Alright guys so here's where I'm at I put a new set of crank seals in it thinking that solved the problem. The old seals were pretty brittle. So I re tuned it just to have the same thing happen the only thing I can think to do is a total carb rebuild. 

Mad Professor

Seals, intake, fuel line , vent all O.K.?

The carb ,besides rubber, can have things like a piece of crap in it. Besides a carb kit, not a chinesium kit, a sonic cleaning can get crap you'll never see out.

It's worth fixing, my 036 saws are my favorite for firewood < 20".  Pretty easy to fix in most cases. They are stihl all german parts.

Air Lad

Quote from: Cam460 on March 08, 2019, 06:05:22 PM
Alright guys so here's where I'm at I put a new set of crank seals in it thinking that solved the problem. The old seals were pretty brittle. So I re tuned it just to have the same thing happen the only thing I can think to do is a total carb rebuild.
If you're going to pull the thing down the carb kit/impulse line/fuel line are things that are worth thinking about while you're at it
Just sayin

oldred

rebuild it entirely, not just the gaskets. dont worry about the welsh plug.

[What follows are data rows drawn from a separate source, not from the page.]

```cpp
__device__ constexpr fjsp_out kNoOutDev = {};
struct PipeArgs {
    DevState S;
    Cfg C;
    int K;
    uint64_t seed;
    uint32_t gid0, step0;
    int mode, autoreset;
    fjsp_out out;
};
struct AgArgs {
    DevState S;
    Cfg C;
    int K;
    uint64_t seed;
    uint32_t gid0, step0;
    int autoreset;
    fjsp_out out;
};
static_assert(sizeof(DevState) == 64 && sizeof(Cfg) == 48 && offsetof(AgArgs, C) == 64 && offsetof(AgArgs, K) == 112 &&
                  offsetof(AgArgs, seed) == 120 && offsetof(AgArgs, gid0) == 128 && offsetof(AgArgs, autoreset) == 136 &&
                  offsetof(AgArgs, out) == 144,
              "AgArgs mirrors k_step_ag's kernel arguments (the kernarg segment's layout)");
static_assert(offsetof(PipeArgs, K) == 112 && offsetof(PipeArgs, seed) == 120 && offsetof(PipeArgs, step0) == 132 &&
                  offsetof(PipeArgs, mode) == 136 && offsetof(PipeArgs, autoreset) == 140 && offsetof(PipeArgs, out) == 144,
              "PipeArgs mirrors k_step_pipe's kernel arguments");
template <class A>
__device__ __forceinline__ const A* kargs_flat() {
    const A* p = (const A*)__builtin_amdgcn_kernarg_segment_ptr();
    asm volatile("" : "+s"(p));
    return p;
}
template <class A>
__device__ __forceinline__ Cfg cfg_at(const A* a, const double* lut) {
    Cfg c = a->C;
    c.lut = lut;
    return c;
}
__device__ __forceinline__ fjsp_out out_at(const fjsp_out& o) {
    fjsp_out r = kNoOutDev;
    r.obs_i32 = o.obs_i32; r.obs_i8 = o.obs_i8; r.obs_f32 = o.obs_f32; r.masks = o.masks;
    r.rewards = o.rewards; r.term = o.term; r.trunc = o.trunc; r.status = o.status;
    return r;
}
#define FJSP_KARG __attribute__((address_space(4)))
template <class A>
__device__ __forceinline__ const FJSP_KARG A* kargs() {
    const FJSP_KARG A* p = (const FJSP_KARG A*)__builtin_amdgcn_kernarg_segment_ptr();
    asm volatile("" : "+s"(p));
    return p;
}
__device__ __forceinline__ const FJSP_KARG AgArgs* ag_args() { return kargs<AgArgs>(); }
template <class A>
__device__ __forceinline__ Cfg cfg_at(const FJSP_KARG A* a, const double* lut) {
    Cfg c;
    c.step_size = a->C.step_size; c.max_steps = a->C.max_steps; c.tray_cap = a->C.tray_cap;
    c.mask_tray_cap = a->C.mask_tray_cap; c.storage_cap = a->C.storage_cap; c.pool0 = a->C.pool0;
    c.pkg_cap = a->C.pkg_cap; c.ptk_small = a->C.ptk_small; c.ptk_big = a->C.ptk_big; c.ptk_pack = a->C.ptk_pack;
    c.lut = lut;
    return c;
}
template <class A>
__device__ __forceinline__ DevState state_at(const FJSP_KARG A* a) {
    DevState s;
    s.words = a->S.words; s.orders = a->S.orders; s.scode = a->S.scode; s.snext = a->S.snext;
    s.scstep = a->S.scstep; s.mt = a->S.mt; s.nxt = a->S.nxt; s.n = a->S.n;
    return s;
}
template <class A>
// ... 658 lines not shown
                    }
                    trunc_prev = step >= C.max_steps;
                    E.set_step(step + 1);
                }
            } else if (kvalid && g == 0) {
                s_kpost[2][el] = E.w[2];
            }
            AG_ACC(ag_busy);
            AG_BARRIER();
        }
        if (kvalid) {
            const uint32_t c01 = lanes_or<G>(pack_lane_counts<G>(E, g, 0)), c23 = lanes_or<G>(pack_lane_counts<G>(E, g, 1));
#pragma unroll
            for (int p = 0; p < NP; p++) {
                const size_t s = (size_t)(p * G + g);
                S.words[(7 + L_PKG + s) * n + ek] = E.w[7 + L_PKG + p];
                S.words[(20 + s) * n + ek] = E.w[20 + p];
                S.words[(26 + s) * n + ek] = E.w[26 + p];
            }
            if (g == 0) {
                S.words[n + ek] = E.w[1];
                S.words[(size_t)24 * n + ek] = c01;
                S.words[(size_t)25 * n + ek] = c23;
            }
        }
    } else if (wave == AG_P) {
        const Cfg C = cfg_at(ag_args(), s_lut);
        __builtin_amdgcn_s_setprio(3);
        uint32_t sa[7] = {0u, 0u, 0u, 0u, 0u, 0u, 0u};
        for (int k = 0; k <= K; k++) {
            AG_T0();
            if (k + 1 < K) {
                const int act1 = (int)((s_act[(k + 1) % 3][0][lane] >> 8) & 0xFFu);
                AG_MARK(0);
                const bool fresh = ag_fresh(k, valid, s_p1, s_kpost, lane, C, autoreset);
                AG_SPIN_T0();
                const bool wait_first = __ballot(valid && fresh) != 0;
                if (wait_first) ag_spin(&s_flag1, (uint32_t)(k + 1));
                AG_MARK(1);
                Env Ea;
#pragma unroll
                for (int i = 0; i < NSTATE; i++) Ea.w[i] = 0u;
                AgvPre pre{};
                if (valid) {
                    if (fresh) {
                        uint32_t p1[8];
                        q_get(&s_p1[k & 1][0][lane], 2, p1);
                        const uint4 p2 = s_p2[lane];
                        sa[0] = p1[P1_W6]; sa[1] = p1[P1_W7]; sa[2] = p1[P1_W8];
                        sa[3] = p2.x; sa[4] = p2.y; sa[5] = p2.z; sa[6] = p2.w;
                    }
#pragma unroll
                    for (int i = 0; i < 7; i++) Ea.w[6 + i] = sa[i];
                    pre = agv_pre(Ea, TL, C, act1);
                }
                ag_pin(pre);
                AG_MARK(2);
                if (!wait_first) ag_spin(&s_flag1, (uint32_t)(k + 1));
                ag_spin(&s_uflag, (uint32_t)(k + 1));
                AG_SPIN_ACC();
                AG_MARK(3);
                if (valid) {
                    const uint4 p2 = s_p2[lane];
                    const uint4 pk = s_pk[lane];
                    const uint2 pr = s_pkr[lane];
                    Ea.w[5] = pk.z; Ea.w[7] = pk.w;
                    Ea.w[9] = p2.x; Ea.w[10] = p2.y; Ea.w[11] = p2.z; Ea.w[12] = p2.w;
                    int mv = 0;
                    uint32_t pend = 0;
                    const uint32_t r1 = agv_fin(Ea, TL, pre, &mv, &pend);
                    AG_MARK(4);
#pragma unroll
                    for (int i = 0; i < 7; i++) sa[i] = Ea.w[6 + i];
                    const uint32_t rs[16] = {pk.x >> 24, pk.y, Ea.w[5], Ea.w[6], Ea.w[7], Ea.w[8], Ea.w[9],
                                             Ea.w[10], Ea.w[11], Ea.w[12], pr.x, r1, pr.y | Ea.w[2], 0u, 0u, pend};
                    q_put(&s_res[(k + 1) & 1][0][lane], 4, rs);
                }
                AG_MARK(5);
            }
            AG_ACC(ag_busy);
            AG_BARRIER();
        }
    } else if (wave == AG_PD) {
        predraw_wave<CR, PB, true, true>(S, K, lane, e, valid, (size_t)blk * EPW, s_mb, s_cp, s_nxt);
    } else {
        auto emit_loop = [&](auto role) __attribute__((always_inline)) {
            constexpr int part = decltype(role)::value;
            const FJSP_KARG AgArgs* ea = ag_args();
            const Cfg C = cfg_at(ea, s_lut);
            if (part == 3) __builtin_amdgcn_s_setprio(2);
            const fjsp_out eo = out_at(ea);
            const uint32_t n = (uint32_t)ea->S.n;
            const uint64_t eseed = ea->seed;
            const uint32_t egid = ea->gid0 + (uint32_t)e, estep = ea->step0;
            for (int k = 0; k <= K; k++) {
                AG_T0();
                if (part == 3 && k + 1 < K) {
                    const bool fresh = ag_fresh(k, valid, s_p1, s_kpost, lane, C, autoreset);
                    if (__ballot(valid && fresh) != 0) ag_spin(&s_flag1, (uint32_t)(k + 1));
                    AG_MARK(3);
                    if (valid) {
                        Env Ep;
#pragma unroll
                        for (int i = 0; i < NSTATE; i++) Ep.w[i] = 0u;
                        if (fresh) {
                            uint32_t p1[8];
                            q_get(&s_p1[k & 1][0][lane], 2, p1);
                            Ep.w[0] = p1[P1_W0]; Ep.w[4] = p1[P1_W4]; Ep.w[5] = p1[P1_W5]; Ep.w[7] = p1[P1_W7];
                        } else {
                            uint32_t rs[16];
                            q_get(&s_res[k & 1][0][lane], 2, rs);
                            Ep.w[0] = (s_p1[(k - 1) & 1][0][lane].x & 0x00FFFFFFu) | (rs[RS_NO] << 24);
                            Ep.w[4] = rs[RS_W4]; Ep.w[5] = rs[RS_W5]; Ep.w[7] = rs[RS_W5 + 2];
                        }
                        const int act0 = (int)(s_act[(k + 1) % 3][0][lane] & 0xFFu);
                        const uint32_t r0 = (pickup_execute(Ep, TL, C, act0) & 0xFFu) | ((uint32_t)act0 << 8);
                        AG_MARK(4);
                        s_pk[lane] = make_uint4(Ep.w[0], Ep.w[4], Ep.w[5], Ep.w[7]);
                        s_pkr[lane] = make_uint2(r0, Ep.w[2]);
                        __hip_atomic_store(&s_uflag, (uint32_t)(k + 1), __ATOMIC_RELEASE, __HIP_MEMORY_SCOPE_WORKGROUP);
                    }
                }
                AG_MARK(0);
                if (part == 0 && k + 2 < K) {
                    int act[NA];
                    synth_uniform(eseed, egid, estep + (uint32_t)(k + 2), act);
                    s_act[(k + 2) % 3][0][lane] = pack_actions(act, 0);
                    s_act[(k + 2) % 3][1][lane] = pack_actions(act, 4);
                }
                if (k > 0 && valid) {
                    const uint32_t t = (uint32_t)(k - 1);
                    uint32_t v[SNAP_N];
                    snap_get(snap[(k - 1) & 1], lane, v);
                    if (part == 2 && s_abort) v[SA_ST] |= ST_SPIN_TIMEOUT | ST_DIVERGED;
                    FJSP_DIAG(
                    __builtin_amdgcn_s_waitcnt(0xc07f);
                    )
                    AG_MARK(1);
                    ag_emit<part, BLOCK / EPW>(v, t, n, ue, C, eo);
                }
                AG_MARK(2);
                AG_ACC(ag_busy);
                AG_BARRIER();
            }
        };
        if (wave == AG_E0) emit_loop(std::integral_constant<int, 0>{});
        else if (wave == AG_E1) emit_loop(std::integral_constant<int, 1>{});
        else if (wave == AG_E2) emit_loop(std::integral_constant<int, 2>{});
        else emit_loop(std::integral_constant<int, 3>{});
    }
    __syncthreads();
    const DevState So = state_at(ag_args());
    if (threadIdx.x == 0) report_abort(So, s_abort);
    FJSP_DIAG(
    const uint64_t t_out = __builtin_amdgcn_s_memtime();
    )
    if (valid) {
        const uint32_t no = s_act[0][0][lane], ns = s_act[0][1][lane];
        for (uint32_t o = (uint32_t)wave; o < no; o += AG_WAVES) So.orders[(size_t)o * n + e] = TL.orders[o * BLOCK];
        for (uint32_t q = (uint32_t)wave; q < ns; q += AG_WAVES) {
            So.scode[(size_t)q * n + e] = TL.scode[q * BLOCK];
            So.snext[(size_t)q * n + e] = TL.snext[q * BLOCK];
            So.scstep[(size_t)q * n + e] = TL.scstep[q * BLOCK];
        }
    }
    FJSP_DIAG(
    const int slot = wave == AG_AM ? 0 : wave == AG_E0 ? 1 : wave == AG_K ? 2 : wave == AG_E1 ? 3 : wave == AG_P ? 4
// ... 1035 lines not shown
```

if it still dont work check to make sure you got the right spark plug then start testing everything electrical.

wild262

And make sure the plug wire is not arcing or touching the cylinder anywhere.  Did you ever check the coil?

limbwood

when you are about to give up, put saw under pressure and put it under water and watch for bubbles, small leaks hide sometimes.